How conserved is TMEM186 across different species?

TMEM186 appears to be conserved across multiple species, including:

• Mouse (Mus musculus): The primary focus of the search results, with UniProt ID Q9CR76

• Human: Referenced with UniProt ID Q96B77

• Amur tiger (Panthera tigris altaica): Gene ID 102970967

The conservation of this protein across diverse mammalian species suggests an evolutionarily important functional role, likely in mitochondrial biology given its involvement in complex I assembly .

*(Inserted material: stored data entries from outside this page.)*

diff --git a/lidar_camera_calibration_amd/csrc/k7_refine_corners.hip b/lidar_camera_calibration_amd/csrc/k7_refine_corners.hip
--- a/lidar_camera_calibration_amd/csrc/k7_refine_corners.hip
+++ b/lidar_camera_calibration_amd/csrc/k7_refine_corners.hip
@@ -707,12 +707,33 @@
   int32_t q0, q1, q2, phase;
 };
 constexpr int kRefineWavesMax = kRefineThreadsSmallBatch / ILCC_WAVE;
-constexpr int kActQueue = 128;
 struct RefineShared {
   RCand cand[kRefineList];
   GridPartial meta[kRefineList];
   unsigned long long acc[3][kRefineList];
-  uint32_t queue[kRefineWavesMax][kActQueue];
+  uint32_t list_n[kRefineWavesMax];
+};
+struct RefineLds {
+  uint32_t* queue;
+  uint16_t* list;
+  uint32_t seg_cap;
+};
+__host__ __device__ constexpr size_t refine_lds_bytes(uint32_t waves, uint32_t list_points) {
+  return sizeof(uint32_t) * kActQueue * waves + sizeof(uint16_t) * (size_t)refine_list_segment(list_points, waves) * waves;
+}
+__device__ __forceinline__ RefineLds make_refine_lds(unsigned char* at, uint32_t list_points, uint32_t n) {
+  const uint32_t waves = (uint32_t)(blockDim.x >> 6);
+  RefineLds l;
+  l.queue = reinterpret_cast<uint32_t*>(at);
+  l.seg_cap = refine_list_segment(list_points, waves);
+  l.list = (list_points != 0u && n <= (uint32_t)kRefineListPointsMax) ? reinterpret_cast<uint16_t*>(at + sizeof(uint32_t) * kActQueue * waves) : nullptr;
+  return l;
+}
+
+struct RefineWindow {
+  int32_t c[3], hw, phase;
+  bool have;
+  bool full;
 };
 
 struct RefineState {
@@ -791,12 +812,65 @@
   return buf;
 }
 
+
+__device__ __forceinline__ void window_filter(const Ctx& c, const Board& bd, const float2* yz, const uint8_t* lab, uint32_t n,
+                                              RefineShared& sh, const RefineLds& lds, const RefineWindow& w, bool narrow) {
+  const int wid = __builtin_amdgcn_readfirstlane(wave_id());
+  const int lane = lane_id();
+  const double div = (double)(c.p.refine_div > 0 ? c.p.refine_div : 1);
+  const double2 cs = c.th_lattice[w.c[0] - c.th_lat_lo];
+  const double x1lo = c.p.ty_min + (double)(w.c[1] - w.hw) * (c.p.ty_step / div), x1hi = c.p.ty_min + (double)(w.c[1] + w.hw) * (c.p.ty_step / div);
+  const double x2lo = c.p.tz_min + (double)(w.c[2] - w.hw) * (c.p.tz_step / div), x2hi = c.p.tz_min + (double)(w.c[2] + w.hw) * (c.p.tz_step / div);
+  const double inv_g = 1.0 / bd.g;
+  const double dth = (double)w.hw * fabs(c.p.th_step) / div;
+  const bool tlw0 = w.phase != 0;
+  uint16_t* seg = lds.list + (size_t)wid * lds.seg_cap;
+  const uint32_t lim = narrow ? min(sh.list_n[wid], lds.seg_cap) : n;
+  const uint32_t step = narrow ? (uint32_t)ILCC_WAVE : (uint32_t)(kRefineWaves * ILCC_WAVE);
+  uint32_t count = 0;
+  for (uint32_t base = narrow ? 0u : (uint32_t)(wid * ILCC_WAVE); base < lim; base += step) {
+    const uint32_t k = base + (uint32_t)lane;
+    uint32_t p = k;
+    if (narrow && k < lim) p = seg[k];
+    bool keep = false;
+    if (k < lim) {
+      const float2 v = yz[p];
+      const double y = (double)v.x, z = (double)v.y;
+      const double ry = cs.x * y - cs.y * z;
+      const double rz = cs.y * y + cs.x * z;
+      const double rho = sqrt(y * y + z * z) * (1.0 + 1e-12);
+      const double m = rho * dth * inv_g * (1.0 + 1e-9) + 1e-9;
+      const double i0 = ((ry + x1lo) + bd.W * bd.g / 2.0) * inv_g - m, i2 = ((ry + x1hi) + bd.W * bd.g / 2.0) * inv_g + m;
+      const double j0 = ((rz + x2lo) + bd.H * bd.g / 2.0) * inv_g - m, j2 = ((rz + x2hi) + bd.H * bd.g / 2.0) * inv_g + m;
+      const double fi = floor(i0), fj = floor(j0);
+      const bool one_cell = i0 > 0 && i2 < bd.W && j0 > 0 && j2 < bd.H && fi == floor(i2) && fj == floor(j2);
+      const bool odd_i = (((int)fi) & 1) != 0, odd_j = (((int)fj) & 1) != 0;
+      const bool white = (odd_i == odd_j) ? tlw0 : !tlw0;
+      keep = !(one_cell && (lab[p] != 0) == white);
+    }
+    const unsigned long long mk = __ballot(keep);
+    const uint32_t at = count + (uint32_t)__popcll(mk & ((1ull << lane) - 1ull));
+    if (keep && at < lds.seg_cap) seg[at] = (uint16_t)p;
+    count += (uint32_t)__popcll(mk);
+  }
+  if (lane == 0) sh.list_n[wid] = count;
+}
+
 __device__ __forceinline__ int stencil_sweep(const Ctx& c, const Board& bd, const float2* yz, const uint8_t* lab, uint32_t n,
-                                             RefineShared& sh, int n_th, const int32_t th[3], const int32_t ty[3],
-                                             const int32_t tz[3], int phase, bool parity, int& sweep) {
+                                             RefineShared& sh, const RefineLds& lds, bool windowed, bool& win_full, int n_th, const int32_t th[3],
+                                             const int32_t ty[3], const int32_t tz[3], int phase, bool parity, int& sweep) {
   const int buf = sweep % 3;
   if (threadIdx.x < kRefineList) sh.acc[(sweep + 1) % 3][threadIdx.x] = 0ull;
   __syncthreads();
+  bool use_list = false;
+  if (windowed) {
+    if (!win_full) {
+      bool over = false;
+      for (int k = 0; k < kRefineWaves; ++k) over |= sh.list_n[k] > lds.seg_cap;
+      win_full = over;
+    }
+    use_list = !win_full;
+  }
   const int wid = __builtin_amdgcn_readfirstlane(wave_id());
   const int waves_per_theta = kRefineWaves / n_th;
   const int it = wid % n_th, grp = wid / n_th;
@@ -838,38 +912,45 @@
     const uint32_t n_slices = (uint32_t)(waves_per_theta * ILCC_WAVE);
     const bool skip_silent = !parity && ty[0] <= ty[1] && ty[1] <= ty[2] && tz[0] <= tz[1] && tz[1] <= tz[2] && c.p.ty_step > 0.0 && c.p.tz_step > 0.0;
     if (skip_silent) {
-      uint32_t* queue = sh.queue[wid];
+      uint32_t* queue = lds.queue + wid * kActQueue;
       uint32_t head = 0, tail = 0;
       const bool tlw0 = phase != 0;
-      for (uint32_t base = (uint32_t)(grp * ILCC_WAVE); base < n; base += n_slices) {
-        const uint32_t p = base + (uint32_t)lane;
-        bool active = false;
-        if (p < n) {
-          const float2 v = yz[p];
-          const double y = (double)v.x, z = (double)v.y;
-          const double ry = cs.x * y - cs.y * z;
-          const double rz = cs.y * y + cs.x * z;
-          const double i0 = ((ry + x1[0]) + bd.W * bd.g / 2.0) * inv_g, i2 = ((ry + x1[2]) + bd.W * bd.g / 2.0) * inv_g;
-          const double j0 = ((rz + x2[0]) + bd.H * bd.g / 2.0) * inv_g, j2 = ((rz + x2[2]) + bd.H * bd.g / 2.0) * inv_g;
-          const double fi = floor(i0), fj = floor(j0);
-          const bool one_cell = i0 > 0 && i2 < bd.W && j0 > 0 && j2 < bd.H && fi == floor(i2) && fj == floor(j2);
-          const bool odd_i = (((int)fi) & 1) != 0, odd_j = (((int)fj) & 1) != 0;
-          const bool white = (odd_i == odd_j) ? tlw0 : !tlw0;
-          active = !(one_cell && (lab[p] != 0) == white);
-        }
-        const unsigned long long m = __ballot(active);
-        if (m != 0ull) {
-          if (active) queue[(tail + (uint32_t)__popcll(m & ((1ull << lane) - 1ull))) & (kActQueue - 1)] = p;
-          tail += (uint32_t)__popcll(m);
-          __builtin_amdgcn_fence(__ATOMIC_RELEASE, "wavefront");
-          __builtin_amdgcn_wave_barrier();
-          __builtin_amdgcn_fence(__ATOMIC_ACQUIRE, "wavefront");
-          while (tail - head >= (uint32_t)ILCC_WAVE) {
-            eval_point(queue[(head + (uint32_t)lane) & (kActQueue - 1)]);
-            head += ILCC_WAVE;
+      const int n_seg = use_list ? kRefineWaves : 1;
+      for (int sg = use_list ? grp : 0; sg < n_seg; sg += waves_per_theta) {
+        const uint16_t* seg = use_list ? lds.list + (size_t)sg * lds.seg_cap : nullptr;
+        const uint32_t lim = use_list ? sh.list_n[sg] : n, step = use_list ? (uint32_t)ILCC_WAVE : n_slices;
+        for (uint32_t base = use_list ? 0u : (uint32_t)(grp * ILCC_WAVE); base < lim; base += step) {
+          const uint32_t k = base + (uint32_t)lane;
+          uint32_t p = k;
+          if (use_list && k < lim) p = seg[k];
+          bool active = false;
+          if (k < lim) {
+            const float2 v = yz[p];
+            const double y = (double)v.x, z = (double)v.y;
+            const double ry = cs.x * y - cs.y * z;
+            const double rz = cs.y * y + cs.x * z;
+            const double i0 = ((ry + x1[0]) + bd.W * bd.g / 2.0) * inv_g, i2 = ((ry + x1[2]) + bd.W * bd.g / 2.0) * inv_g;
+            const double j0 = ((rz + x2[0]) + bd.H * bd.g / 2.0) * inv_g, j2 = ((rz + x2[2]) + bd.H * bd.g / 2.0) * inv_g;
+            const double fi = floor(i0), fj = floor(j0);
+            const bool one_cell = i0 > 0 && i2 < bd.W && j0 > 0 && j2 < bd.H && fi == floor(i2) && fj == floor(j2);
+            const bool odd_i = (((int)fi) & 1) != 0, odd_j = (((int)fj) & 1) != 0;
+            const bool white = (odd_i == odd_j) ? tlw0 : !tlw0;
+            active = !(one_cell && (lab[p] != 0) == white);
           }
-          __builtin_amdgcn_fence(__ATOMIC_RELEASE, "wavefront");
-          __builtin_amdgcn_wave_barrier();
+          const unsigned long long m = __ballot(active);
+          if (m != 0ull) {
+            if (active) queue[(tail + (uint32_t)__popcll(m & ((1ull << lane) - 1ull))) & (kActQueue - 1)] = p;
+            tail += (uint32_t)__popcll(m);
+            __builtin_amdgcn_fence(__ATOMIC_RELEASE, "wavefront");
+            __builtin_amdgcn_wave_barrier();
+            __builtin_amdgcn_fence(__ATOMIC_ACQUIRE, "wavefront");
+            while (tail - head >= (uint32_t)ILCC_WAVE) {
+              eval_point(queue[(head + (uint32_t)lane) & (kActQueue - 1)]);
+              head += ILCC_WAVE;
+            }
+            __builtin_amdgcn_fence(__ATOMIC_RELEASE, "wavefront");
+            __builtin_amdgcn_wave_barrier();
+          }
         }
       }
       if ((uint32_t)lane < tail - head) eval_point(queue[(head + (uint32_t)lane) & (kActQueue - 1)]);
@@ -891,10 +972,33 @@
   return buf;
 }
 
+__device__ __forceinline__ void lanes_argmin(long long& cost, uint32_t& tag) {
+  auto step = [&](unsigned long long oc, uint32_t ot) {
+    const bool take = (long long)oc < cost || ((long long)oc == cost && ot < tag);
+    cost = take ? (long long)oc : cost;
+    tag = take ? ot : tag;
+  };
+  step(xor_lane_u64<16>((unsigned long long)cost), xor_lane_u32<16>(tag));
+  step(xor_lane_u64<8>((unsigned long long)cost), xor_lane_u32<8>(tag));
+  step(xor_lane_u64<4>((unsigned long long)cost), xor_lane_u32<4>(tag));
+  step(xor_lane_u64<2>((unsigned long long)cost), xor_lane_u32<2>(tag));
+  step(xor_lane_u64<1>((unsigned long long)cost), xor_lane_u32<1>(tag));
+  const uint32_t lo = (uint32_t)__builtin_amdgcn_readfirstlane((int)(uint32_t)(unsigned long long)cost);
+  const uint32_t hi = (uint32_t)__builtin_amdgcn_readfirstlane((int)(uint32_t)((unsigned long long)cost >> 32));
+  cost = (long long)(((unsigned long long)hi << 32) | lo);
+  tag = (uint32_t)__builtin_amdgcn_readfirstlane((int)tag);
+}
+
 __device__ void pattern_refine(const Ctx& c, const Board& bd, const float2* yz, const uint8_t* lab, uint32_t n,
-                               RefineShared& sh, int& sweep, RefineState& st) {
+                               RefineShared& sh, const RefineLds& lds, int& sweep, RefineState& st) {
   const bool refine = c.p.refine_div > 0;
   const int div = refine ? c.p.refine_div : 1;
+  const int lane = lane_id();
+  const bool listed = lds.list != nullptr && c.p.ty_step > 0.0 && c.p.tz_step > 0.0;
+  RefineWindow win;
+  win.c[0] = win.c[1] = win.c[2] = win.hw = win.phase = 0;
+  win.have = false;
+  win.full = false;
   st.rounds = 0;
   st.hops = 0;
   st.capped = 0;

While specific sequence homology percentages between species are not provided in the search results, the existence of commercial research tools targeting TMEM186 across multiple species indicates sufficient structural and functional conservation to enable cross-species research applications.

What are the optimal methods for expressing and purifying recombinant mouse TMEM186?

Based on the available commercial recombinant TMEM186 products, several expression systems and purification approaches have been established:

• Expression Systems:

  • HEK-293 cells for full-length protein (AA 1-216)

  • E. coli for partial protein fragments

• Purification Approaches:

  • His-tag affinity purification for HEK-293 expressed protein

  • Standard chromatography methods yielding >85% purity as determined by SDS-PAGE for E. coli expressed proteins

• Reconstitution and Storage:

  • For lyophilized proteins, reconstitution at concentrations of 0.1-1.0 mg/mL in deionized sterile water is recommended

  • Addition of 5-50% glycerol (final concentration) for long-term storage

  • Storage at -20°C/-80°C with avoidance of repeated freeze-thaw cycles

These methods provide a framework for researchers seeking to produce recombinant mouse TMEM186 for functional studies, structural analysis, or as standards for quantitative assays.